What "preponderance of the evidence" would you be talking about? The video that has no visible weapons in it? These imaginary army reports?

The fact of the matter is, all of the evidence that I've seen, from the testimony of people present (the letter in this thread), every reference I've seen online, and the video itself seem to point against you.


----------



## PatekPhilippe (Apr 17, 2010)

theDoctorisIn said:


> PatekPhilippe said:
> 
> 
> > theDoctorisIn said:
> ...



Just because you don't see the weapons in the video doesn't mean they aren't there.  First of all you are NOT a pilot, you are NOT a weapo on an AH 64 helicopter and your UNQUALIFIED analysis of the video is obviously incorrect.


----------



## SFC Ollie (Apr 17, 2010)

First off I saw at least 2 AK's in the video. I could not positively identify an RPG, but one of the troops on the ground did so.

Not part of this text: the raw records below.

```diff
+                ++j;
+            }
+        }
+        __syncthreads();
+        const int m = chunk_total;
+        if (cpart >= 0) {
+            const int j0 = ((cpart - offset) % KC + KC) % KC;
+            for (int jj = j0 + t * KC; jj < m; jj += UPD_THREADS * KC) row_of[ri[jj]] = row0 + sl[jj];
+            copy_rows<VEC>(st, state, action, next_state, reward, done, action_scale, ri, sl, s, capacity, j0, KC, m, t,
+                           UPD_THREADS);
+        }
+        offset += m;
+        __syncthreads();
+    }
+    if (part == 0) {
+        if (!propagate_span_lds(T, cap, levels, capacity, ptr0, offset, lds, span_edge))
+            propagate_span_in(T, cap, levels, capacity, ptr0, offset, lds);
+    }
+    if (t == 0) {
+        uint32_t *ticket = reinterpret_cast<uint32_t *>(T);
+        __threadfence();
+        if (atomicAdd(ticket, 1u) == (uint32_t)(K - 1)) {
+            ring_ptr[s] = (ptr0 + offset) % capacity;
+            ring_size[s] = min(size0 + offset, capacity);
+            *ticket = 0u;
+        }
+    }
+}
+
 __global__ __launch_bounds__(256) void lap_store_copy_kernel(lap_storage_desc st, const float *state,
                                                              const float *action, const float *next_state,
                                                              const float *reward, const uint8_t *done,
@@ -1619,6 +1719,24 @@
                                done, action_scale);
         return rc(hipGetLastError());
     }
+    const char *one_var = getenv("EXO_LAP_STORE_ONE");
+    if (!(one_var && one_var[0] == '0') && n <= STORE_ONE_MAX && n <= t->capacity) {
+        const int E = t->n_strata;
+        int K = 1 + std::max(1, std::min(15, (n + E * STORE_ONE_ROWS - 1) / (E * STORE_ONE_ROWS)));
+        if (const char *kv = getenv("EXO_LAP_STORE_ONE_K")) K = std::max(1, std::min(16, atoi(kv)));
+        auto al16 = [](const void *p) { return ((uintptr_t)p & 15u) == 0; };
+        const bool vec = st->state_dim % 4 == 0 && al16(state) && al16(next_state) && al16(st->state) &&
+                         al16(st->next_state);
+        if (vec)
+            hipLaunchKernelGGL(lap_store_one_kernel<true>, dim3(E, K), dim3(UPD_THREADS), 0, (hipStream_t)stream,
+                               t->tree, t->max_priority, t->cap, levels_of(t), t->capacity, st->ptr, st->size, strata,
+                               active, n, row_ws, *st, state, action, next_state, reward, done, action_scale);
+        else
+            hipLaunchKernelGGL(lap_store_one_kernel<false>, dim3(E, K), dim3(UPD_THREADS), 0, (hipStream_t)stream,
+                               t->tree, t->max_priority, t->cap, levels_of(t), t->capacity, st->ptr, st->size, strata,
+                               active, n, row_ws, *st, state, action, next_state, reward, done, action_scale);
+        return rc(hipGetLastError());
+    }
     if (n > 4 * STORE_CHUNK)
         hipLaunchKernelGGL(lap_store_rank_kernel<16>, dim3(t->n_strata), dim3(UPD_THREADS), 0, (hipStream_t)stream,
                            t->tree, t->max_priority, t->cap, levels_of(t), t->capacity, st->ptr, st->size, strata,
```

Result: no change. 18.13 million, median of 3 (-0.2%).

Second. This letter was signed (probably not written) by two young E4's who did their time and got out. Not real experienced troops but my salute to them for serving in such troubled times. Now they need to stop playing Hanoi Jane.



> From our own experiences, and the experiences of other veterans we have talked to, we know that the acts depicted in this video are everyday occurrences of this war: this is the nature of how U.S.-led wars are carried out in this region.



Bullshit (Yes Bentlight that's how you spell it.) This was not an everyday occurrence or there would be no reporters left



> We acknowledge our part in the deaths and injuries of your loved ones as we tell Americans what we were trained to do and what we carried out in the name of "god and country". The soldier in the video said that your husband shouldn't have brought your children to battle, but we are acknowledging our responsibility for bringing the battle to your neighborhood, and to your family.



More Bullshit, No one told those troops they were there in the name of God and Country.



> More and more Americans are taking responsibility for what was done in our name.



No we are not.



> Our government may ignore you, concerned more with its public image.



Our fearsome leader Obama will be more than happy to find someone new to apologize to.


----------



## CurveLight (Apr 18, 2010)

PatekPhilippe said:


> theDoctorisIn said:
> 
> 
> > PatekPhilippe said:
> ...





You're a sik fuk.  You're actually glad the journalists were killed based on your fantasy they were trying to get an "anti American" story.  Is there any fantasy you won't invent to suit your needs you dishonest cocksucking bitch?


----------



## CurveLight (Apr 18, 2010)

SFC Ollie said:


> First off I saw at least 2 AK's in the video. I could not positively identify an RPG, but one of the troops on the ground did so.
> 
> Second. This letter was signed (probably not written) by two young E4's who did their time and got out. Not real experienced troops but my salute to them for serving in such troubled times. Now they need to stop playing Hanoi Jane.
> 
> ...




You saw two AK's?  You can't see the side of a barn.  But let's go with your two guns.....that means there were about 8 unarmed civilians so you just admitted the pilots killed unarmed civilians.  What else is there to say other than your predictable whiny spin?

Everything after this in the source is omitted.